CBPΔ1 trangenic mice exhibit impaired spatial learning. (A) Mean escape latency during acquisition of the hidden-platform version of the Morris water maze. CBPΔ1 transgenic mice (n = 9) have a significant overall impairment in acquisition as compared to wild-type littermates (n = 12). (B) Mean percent time spent in each quadrant during the post-training probe trial on day ten. CBPΔ1 transgenic mice (n = 9) spent significantly less time in the target quadrant, where the platform was located during training, than did wild-type littermates (n = 12). (C) Mean escape latency during acquisition of the visible-platform version of the Morris water maze. A different group of mice were tested in the visible-platform experiment than those tested in the hidden-platform experiment. There was no difference observed between CBPΔ1 transgenic mice (n = 8) and wild-type littermates (n = 5) in the visible platform version of the Morris water maze. ^* indicates p < 0.05.

Figure 6.

CBPΔ1 transgenic mice exhibit impaired long-term memory for contextual fear conditioning but normal cued fear conditioning. (A) Training and 24 h long-term memory test during contextual fear conditioning. There was no difference in freezing behavior between CBPΔ1 transgenic mice (n = 18) and wild-type littermates (n = 20) during the first 2.5 min before the shock is presented (preshock) or the 0.5 min after the shock (post-shock).
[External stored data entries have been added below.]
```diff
@@ -95,16 +96,16 @@
     const int ylo = iy0 < 0 ? -iy0 : 0, yhi = IMG - iy0 < PH ? IMG - iy0 : PH;
     const int xlo = ix0 < 0 ? -ix0 : 0, xhi = IMG - ix0 < PW ? IMG - ix0 : PW;
     inside = 0u;
+    first = 0u;
 #pragma unroll
     for (int j = 0; j < PPT; ++j) {
       const int py = pyx[j] >> 8, px = pyx[j] & 255;
-      if (py >= ylo && py < yhi && px >= xlo && px < xhi) {
-        const int o = ((iy0 + py) * IMG + ix0 + px) * 3;
-        const bool prev = o > 0 || img > 0;
-        const unsigned d = reinterpret_cast<const avs_u32_unaligned*>(src + o - (prev ? 1 : 0))->v;
-        pbytes[j] = prev ? d >> 8 : d;
-        inside |= 1u << j;
-      }
+      const bool in = py >= ylo && py < yhi && px >= xlo && px < xhi;
+      const int o = in ? ((iy0 + py) * IMG + ix0 + px) * 3 : 0;
+      const bool prev = o > 0 || img > 0;
+      pbytes[j] = reinterpret_cast<const avs_u32_unaligned*>(src + o - (prev ? 1 : 0))->v;
+      inside |= (in ? 1u : 0u) << j;
+      first |= (prev ? 0u : 1u) << j;
     }
   };
   auto pstore = [&]() {
@@ -114,7 +115,8 @@
       if (i >= PH * PW) break;
       unsigned lo = 0u, hi = 0u;
       if ((inside >> j) & 1u) {
-        const float b0 = (float)(pbytes[j] & 255u), b1 = (float)((pbytes[j] >> 8) & 255u), b2 = (float)((pbytes[j] >> 16) & 255u);
+        const unsigned d = ((first >> j) & 1u) ? pbytes[j] : pbytes[j] >> 8;
+        const float b0 = (float)(d & 255u), b1 = (float)((d >> 8) & 255u), b2 = (float)((d >> 16) & 255u);
         lo = __builtin_bit_cast(unsigned, __builtin_amdgcn_cvt_pkrtz(b0, b1));
         hi = __builtin_bit_cast(unsigned, __builtin_amdgcn_cvt_pkrtz(b2, 1.f));
       }
@@ -145,10 +147,8 @@
     uint4 hi, lo;
     avs_f16x2_split8(v8, hi, lo);
     const long long o = (((img * POOL + PPY * ty + p_pyl) * POOL + PPX * tx + p_pxl) * COUT + c0 + p_cg * 8) * 4;
-    if (pool_on) {
-      *reinterpret_cast<uint4*>(p.osel + o) = hi;
-      *reinterpret_cast<uint4*>(p.osel + o + 16) = lo;
-    }
+    *reinterpret_cast<uint4*>(p.osel + o) = hi;
+    *reinterpret_cast<uint4*>(p.osel + o + 16) = lo;
   };
 
   gload(0);
@@ -165,22 +165,24 @@
     for (int i = 0; i < 2; ++i)
 #pragma unroll
       for (int e = 0; e < 16; ++e) acc[i][e] = 0.f;
-#pragma unroll
-    for (int s = 0; s < 14; ++s) {
-      const int aoff = (s >> 1) * (PW * 8) + (s & 1) * 32;
-      uint4 fa[2];
-#pragma unroll
-      for (int mt = 0; mt < 2; ++mt) fa[mt] = *reinterpret_cast<const uint4*>(patch + abase[mt] + aoff);
-      const uint4 fbh = *reinterpret_cast<const uint4*>(wimg + bbase + s * 64);
-      const uint4 fbl = *reinterpret_cast<const uint4*>(wimg + bbase + s * 64 + 16);
+    uint4 fa[2][2];
+#pragma unroll
+    for (int mt = 0; mt < 2; ++mt) fa[0][mt] = *reinterpret_cast<const uint4*>(patch + abase[mt]);
+#pragma unroll
+    for (int s = 0; s < KSTEPS; ++s) {
+      if (s + 1 < KSTEPS) {
+        const int aoff = ((s + 1) >> 1) * (PW * 8) + ((s + 1) & 1) * 32;
+#pragma unroll
+        for (int mt = 0; mt < 2; ++mt) fa[(s + 1) & 1][mt] = *reinterpret_cast<const uint4*>(patch + abase[mt] + aoff);
+      }
 #pragma unroll
       for (int mt = 0; mt < 2; ++mt)
-        acc[mt] = __builtin_amdgcn_mfma_f32_32x32x16_f16(__builtin_bit_cast(f16x8, fa[mt]), __builtin_bit_cast(f16x8, fbh),
-                                                         acc[mt], 0, 0, 0);
+        acc[mt] = __builtin_amdgcn_mfma_f32_32x32x16_f16(__builtin_bit_cast(f16x8, fa[s & 1][mt]),
+                                                         __builtin_bit_cast(f16x8, fbh[s]), acc[mt], 0, 0, 0);
 #pragma unroll
       for (int mt = 0; mt < 2; ++mt)
-        acc[mt] = __builtin_amdgcn_mfma_f32_32x32x16_f16(__builtin_bit_cast(f16x8, fa[mt]), __builtin_bit_cast(f16x8, fbl),
-                                                         acc[mt], 0, 0, 0);
+        acc[mt] = __builtin_amdgcn_mfma_f32_32x32x16_f16(__builtin_bit_cast(f16x8, fa[s & 1][mt]),
+                                                         __builtin_bit_cast(f16x8, fbl[s]), acc[mt], 0, 0, 0);
       if constexpr (POOLING) {
         if (s < 9) pool_tap(tile - 1, s);
         if (s == 9) pool_finish(tile - 1);
```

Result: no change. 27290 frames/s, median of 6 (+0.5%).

However, CBPΔ1 transgenic mice exhibited a significant decrease in freezing in a 24 h retention test, performed in the same conditioned context, as compared to wild-type littermates. (B) Training and 1 h short-term memory test during contextual fear conditioning. CBPΔ1 transgenic mice (n = 11) and wild-type littermates (n = 11) showed no differences in freezing in a 1 h retention test, performed in the same conditioned context. (C) Training and 24 h long-term memory test during cued fear conditioning. No differences in freezing behavior were observed between CBPΔ1 transgenic mice (n = 14) and wild-type littermates (n = 8) during training or the 24 h retention test. The 24 h test was performed in a novel context for cued fear conditioning. ^* indicates p < 0.05.